Fictional Currency

galactic credit


A fictional currency is some form of defined or alluded currency in works of fiction. The names of such units of currency are sometimes based on extant or historic currencies (e.g. ‘Altairian dollars’ or ‘Earth yen’) while others, such as ‘Kalganids’ in Asimov’s ‘Foundation’ series, may be wholly invented. A particularly common type, especially in science fiction, is electronically managed ‘credits.’ In some works of fiction, exchange media other than money are used. These are not currency as such, but rather nonstandard media of exchange used to avoid the difficulties of ensuring ‘double coincidence of wants’ in a barter system.

Authors have to take care when naming fictional currencies because of the associations between currency names and countries; recognizable names for currencies of the future may be used to imply how history has progressed, but would appear out of place in an entirely alien civilization. Historical fiction may need research. Writers need not explain the exact value of their fictional currencies or provide an exchange rate to modern money; they may rely on the intuitive grasp of their readers, for instance that one currency unit is probably of little value, but that millions of units will be worth a lot.

Currencies in science fiction face particular problems due to futuristic technology allowing matter replication and hence forgery. Authors have proposed currencies that are incapable of replication such as the non-replicable ‘latinum’ used by the Ferengi in the ‘Star Trek’ universe, or the currency in ‘Pandora’s Millions’ by George O. Smith, which is booby-trapped to explode if scanned by a replicating machine. Money in fantasy fiction faces analogous challenges from the use of magic; in the ‘Harry Potter’ series by J. K. Rowling, magically-created currency is time-limited, while in Ursula K. Le Guin’s fictional realm of ‘Earthsea,’ the world’s Equilibrium is unbalanced when something is created from nothing.

The long-term value of currency is an issue in works featuring journeys through time or the elapse of very long periods (for instance due to the deep sleep or cryopreservation of the protagonists). In some cases, compound interest may swell small amounts into a fortune, as happens in the ‘Hitchhiker’s Guide to the Galaxy’ by Douglas Adams and ‘When the Sleeper Wakes’ by H. G. Wells. In other stories, inflation reduces the value of money, as in ‘The Age of the Pussyfoot’ by Frederik Pohl. Other plot factors can affect the worth of currency; for instance, in ‘The Moon Metal’ by Garrett P. Serviss the world’s currency standard must be switched from gold to a mysterious new chemical, ‘artemisium,’ after the discovery of vast mineral deposits in the Antarctic devalues all known precious metals.

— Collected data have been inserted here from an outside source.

def silu_cast(x: torch.Tensor, dtype: torch.dtype, out: Optional[torch.Tensor] = None) -> torch.Tensor:
    if out is None:
        out = torch.empty(x.shape, dtype=dtype, device=x.device)
    elif out.dtype != dtype or out.numel() != x.numel() or not out.is_contiguous():
        raise RuntimeError("silu_cast: out must be a contiguous tensor of the target dtype with x.numel() elements")
    check(_lib.load().primx_silu_cast(_dev(x, "x", torch.float32), out.data_ptr(), dtype_code(dtype), x.numel(),
                                      _stream()), "primx_silu_cast")
    return out


def cast16(x: torch.Tensor, dtype: torch.dtype, out: Optional[torch.Tensor] = None) -> torch.Tensor:
    if out is None:
        out = torch.empty(x.shape, dtype=dtype, device=x.device)
    elif out.dtype != dtype or out.numel() != x.numel() or not out.is_contiguous():
        raise RuntimeError("cast16: out must be a contiguous tensor of the target dtype with x.numel() elements")
    check(_lib.load().primx_cast16(_dev(x, "x", torch.float32), out.data_ptr(), dtype_code(dtype), x.numel(),
                                   _stream()), "primx_cast16")
    return out


def linear_f32(x: torch.Tensor, W: torch.Tensor, b: Optional[torch.Tensor], act_out: int = 0,
               out: Optional[torch.Tensor] = None, out2: Optional[torch.Tensor] = None) -> torch.Tensor:
    M, K = x.shape
    N = W.shape[0]
    if out is None:
        out = torch.empty(M, N, dtype=torch.float32, device=x.device)
    for o in (out, out2):
        if o is not None and (tuple(o.shape) != (M, N) or o.dtype != torch.float32 or not o.is_contiguous()):
            raise RuntimeError("linear_f32: out / out2 must be contiguous fp32 [M, N] tensors")
    check(_lib.load().primx_linear_f32(_dev(x, "x", torch.float32), _dev(W, "W", torch.float32),
                                       _dev(b, "b", torch.float32) if b is not None else None, out.data_ptr(),
                                       _dev(out2, "out2") if out2 is not None else None, M, N, K, act_out, _stream()), "primx_linear_f32")
    return out


def prefetch(t: torch.Tensor, stream: "torch.cuda.Stream") -> None:
    check(_lib.load().primx_prefetch(_dev(t, "t"), t.numel() * t.element_size(), stream.cuda_stream), "primx_prefetch")


def linear(A: torch.Tensor, W: torch.Tensor, bias: Optional[torch.Tensor], out: Optional[torch.Tensor] = None,
           act: int = ACT_NONE, out_scale: float = 1.0, carry: Optional[torch.Tensor] = None) -> torch.Tensor:
    M, K = A.shape
    N = W.shape[0]
    if W.shape[1] != K or W.dtype != A.dtype:
        raise RuntimeError("linear: operand mismatch")
    if out is None:
        out = torch.empty(M, N, dtype=A.dtype, device=A.device)
    cp, cn = _range(carry)
    _timed(f"None {M}x{N}x{K}", 2.0 * M * N * K, lambda: check(_lib.load().primx_linear(
        _dev(A, "A"), _dev(W, "W"), _dev(bias, "bias", A.dtype) if bias is not None else None,
        _dev(out, "out", A.dtype), M, N, K, dtype_code(A.dtype), act, out_scale, cp, cn, _stream()), "primx_linear"))
    return out


def ln_sync_words(rows: int) -> int:
    return 2 * ((rows + 127) // 128)


def ln_sync_timeouts() -> int:
    return int(_lib.load().primx_ln_sync_timeouts())


def linear_gate_residual(A: torch.Tensor, W: torch.Tensor, bias: Optional[torch.Tensor], gate: torch.Tensor,
                         x: torch.Tensor, rows_per_batch: int, carry: Optional[torch.Tensor] = None,
                         ln: Optional[tuple] = None) -> torch.Tensor:
    M, K = A.shape
    N = W.shape[0]
    if gate.stride(-1) != 1 or gate.dtype != A.dtype or not gate.is_cuda:
        raise RuntimeError("gate must be a last-dim-contiguous 16-bit device view")
    cp, cn = _range(carry)
    if ln is None:
        _timed(f"None {M}x{N}x{K}", 2.0 * M * N * K, lambda: check(_lib.load().primx_linear_gate_residual(
            _dev(A, "A"), _dev(W, "W", A.dtype), _dev(bias, "bias", A.dtype) if bias is not None else None,
            gate.data_ptr(), gate.stride(0), _dev(x, "x", torch.float32), M, N, K, rows_per_batch,
            dtype_code(A.dtype), cp, cn, _stream()), "primx_linear_gate_residual"))
        return x
    shift, scale, out, eps, sync = ln
    _check_modulation(shift, scale, out)
    if PROFILE is not None and sync is None:
        linear_gate_residual(A, W, bias, gate, x, rows_per_batch, carry=carry)
        layernorm_modulate(x, shift, scale, rows_per_batch, out, eps)
        return x
    if out.dtype != A.dtype or tuple(out.shape) != (M, N):
        raise RuntimeError("linear_gate_residual: the LayerNorm output must be a 16-bit [M, N] tensor of A's dtype")
    if sync is not None and (sync.dtype != torch.int32 or not sync.is_cuda or sync.numel() < ln_sync_words(M)):
        raise RuntimeError("linear_gate_residual: sync must be an int32 device tensor of ln_sync_words(M) words")
    _timed(f"None {M}x{N}x{K}", 2.0 * M * N * K, lambda: check(_lib.load().primx_linear_gate_residual_ln(
        _dev(A, "A"), _dev(W, "W", A.dtype), _dev(bias, "bias", A.dtype) if bias is not None else None,
        gate.data_ptr(), gate.stride(0), _dev(x, "x", torch.float32), M, N, K, rows_per_batch,
        shift.data_ptr(), scale.data_ptr(), shift.stride(0), _dev(out, "ln_out"), eps,
        _dev(sync, "sync") if sync is not None else None, sync.numel() if sync is not None else 0,
        dtype_code(A.dtype), cp, cn, _stream()), "primx_linear_gate_residual_ln"))
    return x


def linear_heads(A: torch.Tensor, W: torch.Tensor, bias: Optional[torch.Tensor], rows_per_batch: int, heads: int,
                 dh: int, kinds: Sequence[int], dsts: Sequence[torch.Tensor], n_pad: int,
                 scale0: float = 1.0, n_rep: int = 1, rep_batches: int = 0, real_rows: Optional[int] = None,
                 carry: Optional[torch.Tensor] = None) -> None:
    M, K = A.shape
    N = W.shape[0]
    n_seg = len(kinds)
    kind_arr = (C.c_int * n_seg)(*kinds)
    dst_arr = (C.c_void_p * n_seg)(*[_dev(d, "dst", A.dtype) for d in dsts])
    cp, cn = _range(carry)
    _timed(f"None {M}x{N}x{K}", 2.0 * (real_rows if real_rows is not None else M) * N * K, lambda: check(_lib.load().primx_linear_heads(
        _dev(A, "A"), _dev(W, "W", A.dtype), _dev(bias, "bias", A.dtype) if bias is not None else None, M, N, K,
        rows_per_batch, heads, dh, n_seg, kind_arr, dst_arr, n_rep, rep_batches, n_pad, scale0, dtype_code(A.dtype),
        cp, cn, _stream()),
        "primx_linear_heads"))


FOLD_TILE = 144
FOLD_MAX_PARTS = 8


def fold_supported(D: int, heads: int) -> bool:
    dh = D // max(heads, 1)
    return D % FOLD_TILE == 0 and D // FOLD_TILE <= FOLD_MAX_PARTS and D % 64 == 0 and dh >= 48 and dh % 4 == 0


def fold_shapes_ok(T: int, rows_per_batch: int, D: int, heads: int) -> bool:
    if not fold_supported(D, heads) or rows_per_batch < 128 or not _lib.fold_available():
        return False
    if os.environ.get("PRIMX_GEMM_NOBIG") == "1" or os.environ.get("PRIMX_GEMM_LOADER") == "0":
        return False
    big_min = int(os.environ.get("PRIMX_GEMM_BIGHEADS_MIN", "160"))
    dh = D // heads
    return (big_min > 0 and D % 288 == 0 and 288 % dh == 0 and dh % 8 == 0 and dh >= 32 and rows_per_batch % 256 == 0
            and (T // 256) * (3 * D // 288) >= big_min)
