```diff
+        pool.post(jobs[c].sigs, h_sigs + 81 * sp.lo, sigs + 81 * sp.lo, sp.cnt * 81, workers);
+        pool.post(jobs[c].pks, h_pks + 96 * sp.lo, pks + 96 * sp.lo, sp.cnt * 96, workers);
+        pool.post(jobs[c].msgs, h_msgs + sp.m_lo, msgs + sp.m_lo, sp.m_cnt, workers);
+        if (coeffs) pool.post(jobs[c].coeffs, h_coeffs + 32 * sp.lo, coeffs + 32 * sp.lo, sp.cnt * 32, workers);
+    }
+    auto upload = [&](CopyJob &job, void *dst, const void *src, size_t bytes) {
+        job.wait();
+        if (bytes == 0) return hipSuccess;
+        return hipMemcpyAsync(dst, src, bytes, hipMemcpyHostToDevice, ctx->copy_stream);
+    };
+    for (unsigned c = 0; c < plan.chunks; c++) {
+        const Span sp = span(c);
+        if (msg_off) HIP_TRY(upload(jobs[c].off, d_off + sp.o_lo, h_off + sp.o_lo, sp.o_cnt * sizeof(uint64_t)));
+        if (pk_inf) HIP_TRY(upload(jobs[c].inf, d_inf + sp.lo, h_inf + sp.lo, sp.cnt));
+        HIP_TRY(upload(jobs[c].sigs, d_sigs + 81 * sp.lo, h_sigs + 81 * sp.lo, sp.cnt * 81));
+        HIP_TRY(upload(jobs[c].pks, d_pks + 96 * sp.lo, h_pks + 96 * sp.lo, sp.cnt * 96));
+        HIP_TRY(upload(jobs[c].msgs, d_msgs + sp.m_lo, h_msgs + sp.m_lo, sp.m_cnt));
         HIP_TRY(hipEventRecord(ctx->copy_done[c], ctx->copy_stream));
         hipStream_t hs = ctx->hash_stream[c & 1u];
         HIP_TRY(hipStreamWaitEvent(hs, ctx->copy_done[c], 0));
-        if (int rc = ssa_internal_hash_chunk(ctx, hs, d.slice(lo), cnt, (uint64_t *)ctx->ws_h.p + 4 * lo)) return rc;
+        if (int rc = ssa_internal_hash_chunk(ctx, hs, d.slice(sp.lo), sp.cnt, (uint64_t *)ctx->ws_h.p + 4 * sp.lo)) return rc;
         HIP_TRY(hipEventRecord(ctx->hash_done[c], hs));
         HIP_TRY(hipStreamWaitEvent(ctx->stream, ctx->hash_done[c], 0));
+        if (coeffs) HIP_TRY(upload(jobs[c].coeffs, d_coeffs + 32 * sp.lo, h_coeffs + 32 * sp.lo, sp.cnt * 32));
         if ((int)c == fault_chunk) return SSA_ERR_HIP;
+    }
+    if (coeffs) {
+        HIP_TRY(hipEventRecord(ctx->pipe_start, ctx->copy_stream));
+        HIP_TRY(hipStreamWaitEvent(ctx->stream, ctx->pipe_start, 0));
     }
     return 0;
 }
@@ -577,24 +580,15 @@
 static inline StagedInputs slice_inputs(HostCall &hc, PipelinedInputs &pin, const HostBatch &b, size_t n,
                                         const uint8_t *coeffs, bool pipeline, bool pin_out) {
     ssa_ctx *ctx = hc.ctx;
-    if (hc.ok() && pipeline && n >= ctx->knobs.pipeline_min_n && ctx->knobs.pipeline_chunks > 1 && !(pin_out && ctx->pin_out.reserve(n)) &&
+    if (hc.ok() && pipeline && n >= ctx->knobs.pipeline_min_n && ctx->knobs.pipeline_chunks != 1 && !(pin_out && ctx->pin_out.reserve(n)) &&
         (!coeffs || ctx->pin_coeffs.reserve(n * 32) == 0)) {
         bool used = false;
         if (coeffs && ctx->st_coeffs.reserve(n * 32)) hc.rc = SSA_ERR_HIP;
-        else hc.rc = pipelined_upload_hash(ctx, b, n, pin, &used);
+        else hc.rc = pipelined_upload_hash(ctx, b, n, coeffs, pin, &used);
         if (!hc.ok() || used) {
             StagedInputs s = pin.s;
             s.hashed = true;
-            if (coeffs && hc.ok()) {
-                host_copy(ctx->pin_coeffs.p, coeffs, n * 32);
-                hc.step([&] {
-                    HIP_TRY(hipMemcpyAsync(ctx->st_coeffs.p, ctx->pin_coeffs.p, n * 32, hipMemcpyHostToDevice, ctx->copy_stream));
-                    HIP_TRY(hipEventRecord(ctx->pipe_start, ctx->copy_stream));
-                    HIP_TRY(hipStreamWaitEvent(ctx->stream, ctx->pipe_start, 0));
-                    return 0;
-                });
-                s.coeffs = (const u8 *)ctx->st_coeffs.p;
-            }
+            if (coeffs && hc.ok()) s.coeffs = (const u8 *)ctx->st_coeffs.p;
             return s;
         }
     }
```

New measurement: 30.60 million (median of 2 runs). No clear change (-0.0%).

While modern fiat currencies lack intrinsic worth, some fictional currencies are designed to be valuable in their own right. Intrinsically valuable currencies are used in the Frank Herbert’s ‘Dune’ universe; the ‘Dragonlance’ world of Krynn where steel coins are the primary currency and are more valuable than gold by weight; and the ‘Apprentice Adept’ series by Piers Anthony. The space opera ‘Consider Phlebas’ by Iain M. Banks features coins convertible for chemical elements, land, or computers. In utopian fiction, a money-free economy may still need a unit of exchange: in ‘The Great Explosion’ by Eric Frank Russell, the Gands use favor-exchange based on ‘obs’ (obligations).

The use of ‘credits’ is particularly common in futuristic settings.